Task to carry out. The lines of the records that include "false" should all be copied.

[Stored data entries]

---

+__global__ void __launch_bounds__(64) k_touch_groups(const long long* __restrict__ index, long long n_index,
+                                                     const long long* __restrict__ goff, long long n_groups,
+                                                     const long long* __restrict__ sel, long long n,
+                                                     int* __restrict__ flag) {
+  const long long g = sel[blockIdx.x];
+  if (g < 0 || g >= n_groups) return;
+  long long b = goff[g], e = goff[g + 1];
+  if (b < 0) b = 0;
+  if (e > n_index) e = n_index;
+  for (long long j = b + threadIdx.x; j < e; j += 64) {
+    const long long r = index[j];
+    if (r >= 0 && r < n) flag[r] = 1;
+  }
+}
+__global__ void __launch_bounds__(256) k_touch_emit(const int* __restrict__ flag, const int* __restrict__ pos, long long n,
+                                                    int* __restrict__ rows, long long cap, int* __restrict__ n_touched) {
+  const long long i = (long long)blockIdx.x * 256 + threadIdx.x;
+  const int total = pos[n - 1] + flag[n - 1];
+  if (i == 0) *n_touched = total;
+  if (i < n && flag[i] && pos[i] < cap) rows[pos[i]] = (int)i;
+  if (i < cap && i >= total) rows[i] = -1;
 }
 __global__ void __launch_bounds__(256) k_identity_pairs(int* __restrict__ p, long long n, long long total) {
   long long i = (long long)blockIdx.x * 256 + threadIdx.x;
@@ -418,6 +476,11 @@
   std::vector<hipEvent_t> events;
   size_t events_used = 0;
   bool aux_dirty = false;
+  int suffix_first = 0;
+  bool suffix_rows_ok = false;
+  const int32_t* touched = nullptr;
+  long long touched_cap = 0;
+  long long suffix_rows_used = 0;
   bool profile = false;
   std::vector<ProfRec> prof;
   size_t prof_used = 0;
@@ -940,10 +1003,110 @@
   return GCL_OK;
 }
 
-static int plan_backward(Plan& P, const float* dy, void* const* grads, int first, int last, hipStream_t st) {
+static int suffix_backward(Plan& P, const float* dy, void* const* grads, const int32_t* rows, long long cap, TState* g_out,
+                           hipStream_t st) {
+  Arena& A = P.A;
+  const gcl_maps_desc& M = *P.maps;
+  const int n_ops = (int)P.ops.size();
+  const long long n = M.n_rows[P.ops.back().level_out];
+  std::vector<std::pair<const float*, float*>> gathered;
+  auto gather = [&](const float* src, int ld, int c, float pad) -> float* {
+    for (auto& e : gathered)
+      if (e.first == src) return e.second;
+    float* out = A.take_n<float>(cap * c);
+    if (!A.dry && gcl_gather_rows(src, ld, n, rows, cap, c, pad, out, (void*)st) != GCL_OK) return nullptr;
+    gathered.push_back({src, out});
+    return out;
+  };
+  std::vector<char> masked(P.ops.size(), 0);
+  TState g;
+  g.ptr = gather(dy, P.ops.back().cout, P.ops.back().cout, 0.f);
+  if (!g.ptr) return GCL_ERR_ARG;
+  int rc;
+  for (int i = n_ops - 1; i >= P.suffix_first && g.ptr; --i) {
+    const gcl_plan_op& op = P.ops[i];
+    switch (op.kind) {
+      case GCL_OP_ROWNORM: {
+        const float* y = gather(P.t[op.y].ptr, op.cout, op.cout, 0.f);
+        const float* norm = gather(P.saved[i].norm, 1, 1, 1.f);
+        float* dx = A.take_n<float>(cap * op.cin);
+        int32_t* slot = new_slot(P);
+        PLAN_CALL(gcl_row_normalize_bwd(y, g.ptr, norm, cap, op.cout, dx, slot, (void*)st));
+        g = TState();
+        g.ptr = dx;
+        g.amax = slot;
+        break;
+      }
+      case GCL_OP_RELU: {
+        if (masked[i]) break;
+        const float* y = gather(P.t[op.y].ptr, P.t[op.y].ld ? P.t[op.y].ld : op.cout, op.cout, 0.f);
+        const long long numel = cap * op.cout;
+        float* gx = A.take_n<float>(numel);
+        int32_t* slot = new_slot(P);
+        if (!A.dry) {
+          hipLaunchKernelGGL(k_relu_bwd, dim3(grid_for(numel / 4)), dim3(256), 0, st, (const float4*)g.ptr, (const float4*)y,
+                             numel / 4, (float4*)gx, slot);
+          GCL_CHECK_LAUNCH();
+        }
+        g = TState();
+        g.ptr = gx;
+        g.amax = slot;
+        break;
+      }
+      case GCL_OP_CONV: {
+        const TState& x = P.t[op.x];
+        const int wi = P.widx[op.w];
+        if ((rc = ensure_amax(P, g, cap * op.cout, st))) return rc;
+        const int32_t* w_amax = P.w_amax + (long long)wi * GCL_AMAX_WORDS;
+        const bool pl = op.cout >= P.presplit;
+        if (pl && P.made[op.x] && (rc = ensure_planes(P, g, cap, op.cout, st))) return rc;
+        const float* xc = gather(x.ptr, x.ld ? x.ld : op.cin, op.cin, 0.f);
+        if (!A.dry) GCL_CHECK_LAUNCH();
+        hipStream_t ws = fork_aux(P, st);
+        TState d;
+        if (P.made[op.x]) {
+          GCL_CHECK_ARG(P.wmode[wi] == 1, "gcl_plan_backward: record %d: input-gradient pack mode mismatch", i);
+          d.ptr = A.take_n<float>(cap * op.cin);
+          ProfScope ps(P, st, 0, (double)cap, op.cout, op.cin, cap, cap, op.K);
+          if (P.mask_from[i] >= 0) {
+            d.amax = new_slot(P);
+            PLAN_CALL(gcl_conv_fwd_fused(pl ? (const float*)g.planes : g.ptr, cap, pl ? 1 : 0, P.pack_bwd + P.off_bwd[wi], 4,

---

Result below.
   bool aux_dirty = false;
+  bool suffix_rows_ok = false;
   bool profile = false;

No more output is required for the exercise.